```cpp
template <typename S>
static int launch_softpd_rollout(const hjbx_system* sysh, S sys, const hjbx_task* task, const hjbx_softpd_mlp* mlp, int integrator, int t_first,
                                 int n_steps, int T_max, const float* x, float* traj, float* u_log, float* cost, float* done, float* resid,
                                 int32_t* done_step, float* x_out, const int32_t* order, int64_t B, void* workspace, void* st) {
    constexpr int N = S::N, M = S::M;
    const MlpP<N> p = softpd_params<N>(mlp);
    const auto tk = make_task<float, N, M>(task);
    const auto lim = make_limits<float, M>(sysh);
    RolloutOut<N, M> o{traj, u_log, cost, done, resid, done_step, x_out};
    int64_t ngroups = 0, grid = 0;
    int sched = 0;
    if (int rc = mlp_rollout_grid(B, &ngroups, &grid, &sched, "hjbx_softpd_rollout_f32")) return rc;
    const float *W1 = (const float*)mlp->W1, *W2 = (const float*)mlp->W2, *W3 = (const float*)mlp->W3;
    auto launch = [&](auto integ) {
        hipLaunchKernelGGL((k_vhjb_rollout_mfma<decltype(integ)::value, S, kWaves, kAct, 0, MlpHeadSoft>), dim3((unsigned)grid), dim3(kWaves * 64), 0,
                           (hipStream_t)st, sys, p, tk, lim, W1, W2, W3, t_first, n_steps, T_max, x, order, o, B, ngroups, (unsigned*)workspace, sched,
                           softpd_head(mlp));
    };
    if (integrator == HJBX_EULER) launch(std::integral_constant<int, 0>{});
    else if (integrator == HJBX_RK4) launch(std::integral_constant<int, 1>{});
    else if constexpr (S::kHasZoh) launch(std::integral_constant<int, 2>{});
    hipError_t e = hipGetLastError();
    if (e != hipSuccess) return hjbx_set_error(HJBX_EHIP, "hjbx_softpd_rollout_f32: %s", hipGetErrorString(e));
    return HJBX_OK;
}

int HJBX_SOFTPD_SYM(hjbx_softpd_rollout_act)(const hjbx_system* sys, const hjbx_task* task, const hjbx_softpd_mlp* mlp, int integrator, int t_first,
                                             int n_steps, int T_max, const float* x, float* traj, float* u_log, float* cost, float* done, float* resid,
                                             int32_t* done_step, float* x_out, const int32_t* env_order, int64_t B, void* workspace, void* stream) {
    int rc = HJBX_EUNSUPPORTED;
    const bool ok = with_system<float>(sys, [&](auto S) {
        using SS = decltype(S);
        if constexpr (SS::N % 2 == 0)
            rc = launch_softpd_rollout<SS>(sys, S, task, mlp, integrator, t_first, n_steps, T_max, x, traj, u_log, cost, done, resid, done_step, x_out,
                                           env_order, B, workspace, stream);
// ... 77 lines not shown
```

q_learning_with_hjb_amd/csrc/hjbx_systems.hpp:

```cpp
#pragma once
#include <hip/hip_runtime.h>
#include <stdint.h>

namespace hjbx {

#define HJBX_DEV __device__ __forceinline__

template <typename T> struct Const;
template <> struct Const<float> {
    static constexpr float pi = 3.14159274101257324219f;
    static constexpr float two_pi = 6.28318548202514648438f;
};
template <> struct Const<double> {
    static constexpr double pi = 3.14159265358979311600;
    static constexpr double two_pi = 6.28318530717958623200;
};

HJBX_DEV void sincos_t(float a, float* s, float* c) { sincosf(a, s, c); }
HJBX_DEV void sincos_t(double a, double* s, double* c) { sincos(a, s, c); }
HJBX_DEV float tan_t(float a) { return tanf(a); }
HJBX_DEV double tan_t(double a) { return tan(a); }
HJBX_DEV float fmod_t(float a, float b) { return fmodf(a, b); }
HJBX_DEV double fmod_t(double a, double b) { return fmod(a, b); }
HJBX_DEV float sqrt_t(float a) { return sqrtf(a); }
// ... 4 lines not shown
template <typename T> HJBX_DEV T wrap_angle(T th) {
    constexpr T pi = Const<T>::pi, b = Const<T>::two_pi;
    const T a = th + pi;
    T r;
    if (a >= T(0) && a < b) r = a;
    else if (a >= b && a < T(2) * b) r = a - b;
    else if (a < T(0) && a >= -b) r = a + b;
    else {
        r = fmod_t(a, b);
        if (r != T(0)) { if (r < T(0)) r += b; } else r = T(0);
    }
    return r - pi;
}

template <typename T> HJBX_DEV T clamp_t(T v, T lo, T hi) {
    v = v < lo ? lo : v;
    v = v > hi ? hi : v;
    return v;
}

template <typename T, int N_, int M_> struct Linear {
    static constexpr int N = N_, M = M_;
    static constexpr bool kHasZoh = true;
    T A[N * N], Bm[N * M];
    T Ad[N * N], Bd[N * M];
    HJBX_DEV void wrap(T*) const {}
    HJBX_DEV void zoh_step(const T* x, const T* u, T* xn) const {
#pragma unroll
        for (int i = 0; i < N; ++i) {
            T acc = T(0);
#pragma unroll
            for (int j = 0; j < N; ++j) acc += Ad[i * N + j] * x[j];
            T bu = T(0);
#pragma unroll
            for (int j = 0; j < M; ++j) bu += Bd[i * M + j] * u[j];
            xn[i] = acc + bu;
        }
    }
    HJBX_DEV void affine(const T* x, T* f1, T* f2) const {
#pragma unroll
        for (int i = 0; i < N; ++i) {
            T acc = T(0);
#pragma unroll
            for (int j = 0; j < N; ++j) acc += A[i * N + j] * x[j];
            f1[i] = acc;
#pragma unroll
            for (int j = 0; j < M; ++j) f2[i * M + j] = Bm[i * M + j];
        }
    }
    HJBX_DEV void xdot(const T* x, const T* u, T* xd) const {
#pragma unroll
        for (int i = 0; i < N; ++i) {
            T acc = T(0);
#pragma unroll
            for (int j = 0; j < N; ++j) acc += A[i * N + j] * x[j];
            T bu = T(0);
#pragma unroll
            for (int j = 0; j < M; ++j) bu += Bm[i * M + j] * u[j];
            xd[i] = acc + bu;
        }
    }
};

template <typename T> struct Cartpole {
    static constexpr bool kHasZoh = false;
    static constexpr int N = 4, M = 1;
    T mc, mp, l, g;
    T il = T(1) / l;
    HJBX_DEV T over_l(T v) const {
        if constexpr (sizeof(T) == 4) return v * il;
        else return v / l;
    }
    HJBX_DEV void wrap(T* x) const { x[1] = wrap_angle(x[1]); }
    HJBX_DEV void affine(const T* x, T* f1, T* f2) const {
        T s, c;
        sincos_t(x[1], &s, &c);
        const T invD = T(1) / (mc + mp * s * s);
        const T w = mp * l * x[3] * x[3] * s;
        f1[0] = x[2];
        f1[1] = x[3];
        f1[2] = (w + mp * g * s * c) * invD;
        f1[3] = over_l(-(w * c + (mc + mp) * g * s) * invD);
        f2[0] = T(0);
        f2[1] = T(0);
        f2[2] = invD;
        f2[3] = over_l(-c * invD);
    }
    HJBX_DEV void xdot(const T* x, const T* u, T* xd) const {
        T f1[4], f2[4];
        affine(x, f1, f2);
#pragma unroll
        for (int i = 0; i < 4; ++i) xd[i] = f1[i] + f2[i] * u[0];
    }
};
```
===============
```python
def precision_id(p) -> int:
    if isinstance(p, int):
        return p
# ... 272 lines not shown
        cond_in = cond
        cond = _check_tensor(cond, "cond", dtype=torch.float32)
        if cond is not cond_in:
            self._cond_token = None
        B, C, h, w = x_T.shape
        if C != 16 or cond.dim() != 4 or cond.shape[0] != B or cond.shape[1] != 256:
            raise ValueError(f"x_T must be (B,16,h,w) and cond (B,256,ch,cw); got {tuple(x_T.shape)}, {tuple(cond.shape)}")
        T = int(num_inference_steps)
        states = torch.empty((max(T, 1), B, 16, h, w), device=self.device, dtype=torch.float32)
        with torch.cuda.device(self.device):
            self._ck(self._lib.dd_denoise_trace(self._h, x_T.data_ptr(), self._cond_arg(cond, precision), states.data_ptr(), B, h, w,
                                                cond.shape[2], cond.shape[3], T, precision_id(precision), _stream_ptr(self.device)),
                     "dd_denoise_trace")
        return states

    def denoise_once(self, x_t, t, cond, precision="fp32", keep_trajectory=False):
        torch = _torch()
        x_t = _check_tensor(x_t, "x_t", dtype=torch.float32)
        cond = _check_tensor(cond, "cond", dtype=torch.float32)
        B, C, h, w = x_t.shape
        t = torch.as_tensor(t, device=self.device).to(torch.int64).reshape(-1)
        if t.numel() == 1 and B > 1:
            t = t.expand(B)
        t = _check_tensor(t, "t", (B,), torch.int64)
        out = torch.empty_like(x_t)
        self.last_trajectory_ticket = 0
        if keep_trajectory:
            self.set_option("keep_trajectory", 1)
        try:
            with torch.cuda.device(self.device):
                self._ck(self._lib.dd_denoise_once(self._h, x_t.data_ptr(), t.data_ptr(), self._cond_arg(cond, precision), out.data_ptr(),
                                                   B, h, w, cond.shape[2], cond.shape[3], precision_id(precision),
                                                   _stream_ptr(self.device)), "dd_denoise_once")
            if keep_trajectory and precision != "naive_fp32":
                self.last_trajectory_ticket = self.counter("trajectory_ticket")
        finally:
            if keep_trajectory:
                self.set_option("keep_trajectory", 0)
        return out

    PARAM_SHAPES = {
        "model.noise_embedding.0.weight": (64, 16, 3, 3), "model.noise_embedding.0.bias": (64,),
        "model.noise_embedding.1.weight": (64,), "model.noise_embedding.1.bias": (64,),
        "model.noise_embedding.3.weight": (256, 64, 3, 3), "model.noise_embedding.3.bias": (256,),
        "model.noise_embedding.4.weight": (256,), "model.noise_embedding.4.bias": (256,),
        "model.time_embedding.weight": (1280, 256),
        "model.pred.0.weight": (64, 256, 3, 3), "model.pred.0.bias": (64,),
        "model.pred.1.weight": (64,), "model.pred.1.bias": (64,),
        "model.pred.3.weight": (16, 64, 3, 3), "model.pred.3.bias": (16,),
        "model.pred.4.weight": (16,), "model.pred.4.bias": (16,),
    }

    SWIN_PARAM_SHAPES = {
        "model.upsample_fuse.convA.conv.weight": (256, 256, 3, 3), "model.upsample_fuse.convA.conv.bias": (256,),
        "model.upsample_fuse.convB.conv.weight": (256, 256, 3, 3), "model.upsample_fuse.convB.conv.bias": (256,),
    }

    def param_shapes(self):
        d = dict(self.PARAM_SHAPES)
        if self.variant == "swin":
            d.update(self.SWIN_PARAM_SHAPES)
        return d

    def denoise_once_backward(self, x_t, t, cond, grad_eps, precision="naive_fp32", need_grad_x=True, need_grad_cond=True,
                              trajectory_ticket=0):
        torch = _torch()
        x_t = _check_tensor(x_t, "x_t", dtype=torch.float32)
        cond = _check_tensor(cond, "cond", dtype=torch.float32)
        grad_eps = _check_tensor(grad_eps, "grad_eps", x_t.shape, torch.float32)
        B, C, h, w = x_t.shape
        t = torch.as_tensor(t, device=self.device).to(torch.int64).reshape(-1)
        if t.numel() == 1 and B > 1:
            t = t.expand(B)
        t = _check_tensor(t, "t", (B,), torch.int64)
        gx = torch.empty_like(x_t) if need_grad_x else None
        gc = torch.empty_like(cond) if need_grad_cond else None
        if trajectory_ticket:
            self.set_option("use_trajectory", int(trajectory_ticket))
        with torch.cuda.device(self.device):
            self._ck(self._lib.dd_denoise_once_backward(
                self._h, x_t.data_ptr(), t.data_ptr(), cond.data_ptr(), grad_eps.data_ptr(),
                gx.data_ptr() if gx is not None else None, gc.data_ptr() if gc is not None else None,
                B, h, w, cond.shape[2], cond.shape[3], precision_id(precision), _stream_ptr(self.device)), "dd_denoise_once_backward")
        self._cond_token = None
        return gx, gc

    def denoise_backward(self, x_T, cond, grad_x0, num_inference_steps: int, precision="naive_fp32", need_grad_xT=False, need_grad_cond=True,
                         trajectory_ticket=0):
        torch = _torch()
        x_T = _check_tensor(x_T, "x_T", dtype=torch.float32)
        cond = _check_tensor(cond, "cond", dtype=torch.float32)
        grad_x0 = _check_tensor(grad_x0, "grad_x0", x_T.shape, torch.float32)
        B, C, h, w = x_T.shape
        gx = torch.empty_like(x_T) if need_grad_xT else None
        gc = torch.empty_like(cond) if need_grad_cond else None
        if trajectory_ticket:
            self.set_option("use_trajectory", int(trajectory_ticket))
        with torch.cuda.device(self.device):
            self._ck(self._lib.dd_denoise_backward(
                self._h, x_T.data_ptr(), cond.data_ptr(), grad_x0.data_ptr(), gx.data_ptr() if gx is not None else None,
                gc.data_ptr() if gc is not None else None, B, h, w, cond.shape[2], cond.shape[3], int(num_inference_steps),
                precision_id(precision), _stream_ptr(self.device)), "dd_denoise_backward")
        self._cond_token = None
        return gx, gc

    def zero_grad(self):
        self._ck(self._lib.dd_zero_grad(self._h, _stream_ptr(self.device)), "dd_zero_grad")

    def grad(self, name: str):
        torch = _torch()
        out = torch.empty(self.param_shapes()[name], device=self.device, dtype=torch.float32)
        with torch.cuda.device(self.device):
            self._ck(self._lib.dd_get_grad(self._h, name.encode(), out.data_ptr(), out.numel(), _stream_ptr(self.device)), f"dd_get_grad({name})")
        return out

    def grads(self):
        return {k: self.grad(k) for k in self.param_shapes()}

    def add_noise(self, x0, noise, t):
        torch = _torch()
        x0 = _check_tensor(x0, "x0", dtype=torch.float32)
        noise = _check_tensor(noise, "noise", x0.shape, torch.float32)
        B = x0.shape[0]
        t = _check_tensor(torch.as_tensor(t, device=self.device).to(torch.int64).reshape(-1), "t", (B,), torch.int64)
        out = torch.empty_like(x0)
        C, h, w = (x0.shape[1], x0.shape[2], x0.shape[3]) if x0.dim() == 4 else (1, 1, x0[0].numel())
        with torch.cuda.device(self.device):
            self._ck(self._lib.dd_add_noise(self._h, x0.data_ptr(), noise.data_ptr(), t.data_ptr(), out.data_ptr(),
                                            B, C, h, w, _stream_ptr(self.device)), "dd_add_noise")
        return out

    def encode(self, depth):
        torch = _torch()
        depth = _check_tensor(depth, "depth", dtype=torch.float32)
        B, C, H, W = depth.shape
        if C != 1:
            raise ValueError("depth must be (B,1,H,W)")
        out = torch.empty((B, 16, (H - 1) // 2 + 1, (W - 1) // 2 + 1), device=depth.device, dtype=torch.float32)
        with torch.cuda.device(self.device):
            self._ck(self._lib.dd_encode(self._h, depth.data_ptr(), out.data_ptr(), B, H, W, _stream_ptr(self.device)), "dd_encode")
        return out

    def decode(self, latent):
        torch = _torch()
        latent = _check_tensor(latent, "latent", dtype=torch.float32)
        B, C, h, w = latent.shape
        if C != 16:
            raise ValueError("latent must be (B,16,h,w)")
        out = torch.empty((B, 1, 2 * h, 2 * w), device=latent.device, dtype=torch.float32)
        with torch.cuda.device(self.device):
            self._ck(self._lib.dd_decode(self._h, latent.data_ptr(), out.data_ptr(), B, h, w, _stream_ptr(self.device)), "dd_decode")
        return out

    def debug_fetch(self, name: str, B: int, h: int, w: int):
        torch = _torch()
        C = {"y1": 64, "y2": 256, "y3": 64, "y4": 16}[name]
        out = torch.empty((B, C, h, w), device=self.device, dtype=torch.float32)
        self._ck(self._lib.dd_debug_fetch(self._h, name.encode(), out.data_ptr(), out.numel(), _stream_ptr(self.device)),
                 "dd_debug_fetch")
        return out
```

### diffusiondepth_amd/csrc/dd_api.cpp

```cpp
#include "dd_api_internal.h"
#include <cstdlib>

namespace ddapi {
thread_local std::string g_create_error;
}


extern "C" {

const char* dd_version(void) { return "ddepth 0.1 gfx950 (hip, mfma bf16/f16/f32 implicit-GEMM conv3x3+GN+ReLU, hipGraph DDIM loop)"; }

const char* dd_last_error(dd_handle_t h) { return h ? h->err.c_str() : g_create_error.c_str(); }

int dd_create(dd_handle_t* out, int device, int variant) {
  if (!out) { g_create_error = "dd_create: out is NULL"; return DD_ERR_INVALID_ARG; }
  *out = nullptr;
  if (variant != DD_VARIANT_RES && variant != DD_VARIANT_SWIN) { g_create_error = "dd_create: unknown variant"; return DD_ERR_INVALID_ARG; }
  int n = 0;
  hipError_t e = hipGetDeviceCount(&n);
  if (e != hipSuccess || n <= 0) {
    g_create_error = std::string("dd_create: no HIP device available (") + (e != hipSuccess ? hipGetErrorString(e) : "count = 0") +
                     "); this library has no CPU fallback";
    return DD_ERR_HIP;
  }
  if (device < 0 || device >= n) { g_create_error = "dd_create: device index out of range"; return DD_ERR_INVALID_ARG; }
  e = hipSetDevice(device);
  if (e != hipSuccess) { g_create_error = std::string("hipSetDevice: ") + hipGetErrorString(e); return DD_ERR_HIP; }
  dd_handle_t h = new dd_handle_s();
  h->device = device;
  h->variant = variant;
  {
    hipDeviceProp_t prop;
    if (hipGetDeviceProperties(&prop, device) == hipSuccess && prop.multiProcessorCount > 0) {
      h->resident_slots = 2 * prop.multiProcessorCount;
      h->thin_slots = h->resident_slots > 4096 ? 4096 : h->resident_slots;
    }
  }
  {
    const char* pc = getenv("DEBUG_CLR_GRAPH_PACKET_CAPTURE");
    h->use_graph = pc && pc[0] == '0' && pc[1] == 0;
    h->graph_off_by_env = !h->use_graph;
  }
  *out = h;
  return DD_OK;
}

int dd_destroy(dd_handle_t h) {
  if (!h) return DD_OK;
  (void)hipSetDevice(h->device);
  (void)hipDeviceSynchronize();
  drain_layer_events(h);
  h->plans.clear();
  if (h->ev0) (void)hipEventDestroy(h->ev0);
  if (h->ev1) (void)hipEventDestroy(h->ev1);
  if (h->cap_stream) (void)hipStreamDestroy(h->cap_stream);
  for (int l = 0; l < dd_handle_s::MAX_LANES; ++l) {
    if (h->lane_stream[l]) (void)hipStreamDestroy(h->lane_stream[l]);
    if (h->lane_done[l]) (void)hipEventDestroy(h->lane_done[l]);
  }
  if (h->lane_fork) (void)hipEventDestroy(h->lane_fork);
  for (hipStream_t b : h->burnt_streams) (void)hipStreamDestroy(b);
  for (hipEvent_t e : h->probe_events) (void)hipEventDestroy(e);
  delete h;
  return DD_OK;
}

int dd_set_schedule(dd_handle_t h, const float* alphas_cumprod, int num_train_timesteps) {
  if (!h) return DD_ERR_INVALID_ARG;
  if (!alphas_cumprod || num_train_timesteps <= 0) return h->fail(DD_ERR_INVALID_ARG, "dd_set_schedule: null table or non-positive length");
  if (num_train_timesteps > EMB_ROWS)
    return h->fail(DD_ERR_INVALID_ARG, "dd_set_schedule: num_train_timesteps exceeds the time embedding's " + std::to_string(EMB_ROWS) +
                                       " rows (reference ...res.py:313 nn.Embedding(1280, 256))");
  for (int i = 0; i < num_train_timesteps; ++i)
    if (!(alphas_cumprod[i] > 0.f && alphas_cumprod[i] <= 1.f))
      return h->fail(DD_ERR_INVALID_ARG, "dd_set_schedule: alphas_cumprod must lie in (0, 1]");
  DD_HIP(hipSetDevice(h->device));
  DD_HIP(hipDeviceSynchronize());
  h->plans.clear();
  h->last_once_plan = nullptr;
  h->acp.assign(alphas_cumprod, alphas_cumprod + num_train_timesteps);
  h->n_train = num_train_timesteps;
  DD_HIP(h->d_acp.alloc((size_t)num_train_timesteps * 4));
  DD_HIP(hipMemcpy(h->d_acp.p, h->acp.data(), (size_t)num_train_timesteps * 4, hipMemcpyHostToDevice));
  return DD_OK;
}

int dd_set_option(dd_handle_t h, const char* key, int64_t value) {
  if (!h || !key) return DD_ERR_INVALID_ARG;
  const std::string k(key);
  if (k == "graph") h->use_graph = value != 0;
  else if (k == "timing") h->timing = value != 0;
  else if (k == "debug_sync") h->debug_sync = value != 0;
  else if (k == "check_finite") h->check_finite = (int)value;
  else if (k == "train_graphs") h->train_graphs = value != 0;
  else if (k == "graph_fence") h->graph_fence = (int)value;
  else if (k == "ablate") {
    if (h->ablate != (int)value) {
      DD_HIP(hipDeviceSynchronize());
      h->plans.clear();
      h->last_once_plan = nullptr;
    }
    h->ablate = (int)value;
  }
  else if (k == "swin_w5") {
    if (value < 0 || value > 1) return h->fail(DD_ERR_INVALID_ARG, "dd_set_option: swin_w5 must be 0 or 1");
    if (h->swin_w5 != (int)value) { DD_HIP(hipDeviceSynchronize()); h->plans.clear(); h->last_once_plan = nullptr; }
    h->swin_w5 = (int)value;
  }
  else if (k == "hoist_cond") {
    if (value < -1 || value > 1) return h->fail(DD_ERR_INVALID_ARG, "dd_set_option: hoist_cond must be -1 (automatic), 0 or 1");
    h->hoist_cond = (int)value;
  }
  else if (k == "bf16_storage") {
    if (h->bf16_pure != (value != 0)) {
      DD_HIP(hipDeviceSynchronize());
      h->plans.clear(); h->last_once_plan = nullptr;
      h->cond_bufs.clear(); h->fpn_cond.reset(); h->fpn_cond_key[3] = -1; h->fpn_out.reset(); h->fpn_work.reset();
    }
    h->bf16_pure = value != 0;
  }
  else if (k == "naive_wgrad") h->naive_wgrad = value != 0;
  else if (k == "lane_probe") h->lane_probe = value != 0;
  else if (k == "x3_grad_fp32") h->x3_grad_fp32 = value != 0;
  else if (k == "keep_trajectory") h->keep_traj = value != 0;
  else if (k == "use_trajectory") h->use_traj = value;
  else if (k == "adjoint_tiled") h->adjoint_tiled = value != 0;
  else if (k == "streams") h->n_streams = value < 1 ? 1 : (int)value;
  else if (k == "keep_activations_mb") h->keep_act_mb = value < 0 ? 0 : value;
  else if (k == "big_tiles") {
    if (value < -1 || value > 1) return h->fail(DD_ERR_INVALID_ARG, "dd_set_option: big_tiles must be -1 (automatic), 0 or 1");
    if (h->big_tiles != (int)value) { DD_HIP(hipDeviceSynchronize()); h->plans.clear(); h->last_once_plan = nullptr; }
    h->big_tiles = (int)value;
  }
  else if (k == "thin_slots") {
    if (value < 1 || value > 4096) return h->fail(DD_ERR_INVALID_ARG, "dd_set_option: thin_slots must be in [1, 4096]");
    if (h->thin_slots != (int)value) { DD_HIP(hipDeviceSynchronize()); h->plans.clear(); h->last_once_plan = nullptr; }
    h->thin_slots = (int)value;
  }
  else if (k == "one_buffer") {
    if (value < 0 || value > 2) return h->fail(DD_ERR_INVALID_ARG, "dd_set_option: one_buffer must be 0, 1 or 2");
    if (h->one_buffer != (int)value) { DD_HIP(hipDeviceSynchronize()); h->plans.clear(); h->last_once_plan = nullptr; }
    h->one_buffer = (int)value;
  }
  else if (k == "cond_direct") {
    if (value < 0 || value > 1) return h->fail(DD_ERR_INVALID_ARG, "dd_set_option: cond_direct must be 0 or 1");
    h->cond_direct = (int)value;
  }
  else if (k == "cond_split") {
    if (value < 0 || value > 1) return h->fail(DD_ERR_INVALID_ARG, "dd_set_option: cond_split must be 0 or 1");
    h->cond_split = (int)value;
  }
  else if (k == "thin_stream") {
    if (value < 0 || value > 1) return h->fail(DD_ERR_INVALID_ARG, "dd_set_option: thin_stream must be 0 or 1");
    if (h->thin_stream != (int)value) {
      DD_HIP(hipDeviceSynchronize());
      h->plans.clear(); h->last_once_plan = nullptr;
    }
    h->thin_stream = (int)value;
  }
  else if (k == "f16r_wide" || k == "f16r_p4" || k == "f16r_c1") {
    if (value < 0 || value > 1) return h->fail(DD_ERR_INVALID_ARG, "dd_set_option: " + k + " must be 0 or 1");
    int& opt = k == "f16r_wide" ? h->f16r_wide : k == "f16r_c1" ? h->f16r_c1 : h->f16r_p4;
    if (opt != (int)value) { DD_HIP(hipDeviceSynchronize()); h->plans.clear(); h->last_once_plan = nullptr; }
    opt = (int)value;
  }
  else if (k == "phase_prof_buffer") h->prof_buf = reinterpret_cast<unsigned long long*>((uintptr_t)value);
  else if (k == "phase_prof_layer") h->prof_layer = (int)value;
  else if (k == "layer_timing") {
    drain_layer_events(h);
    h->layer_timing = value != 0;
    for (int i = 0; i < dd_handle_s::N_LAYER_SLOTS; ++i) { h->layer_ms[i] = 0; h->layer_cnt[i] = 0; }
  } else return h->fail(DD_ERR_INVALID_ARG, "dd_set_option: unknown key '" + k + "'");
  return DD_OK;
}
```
===============
# WORK TASK
The expected result is a copy of each line in the records where "hipStreamDestroy" appears.

# EXPECTED ANSWER
  if (h->cap_stream) (void)hipStreamDestroy(h->cap_stream);
    if (h->lane_stream[l]) (void)hipStreamDestroy(h->lane_stream[l]);
  for (hipStream_t b : h->burnt_streams) (void)hipStreamDestroy(b);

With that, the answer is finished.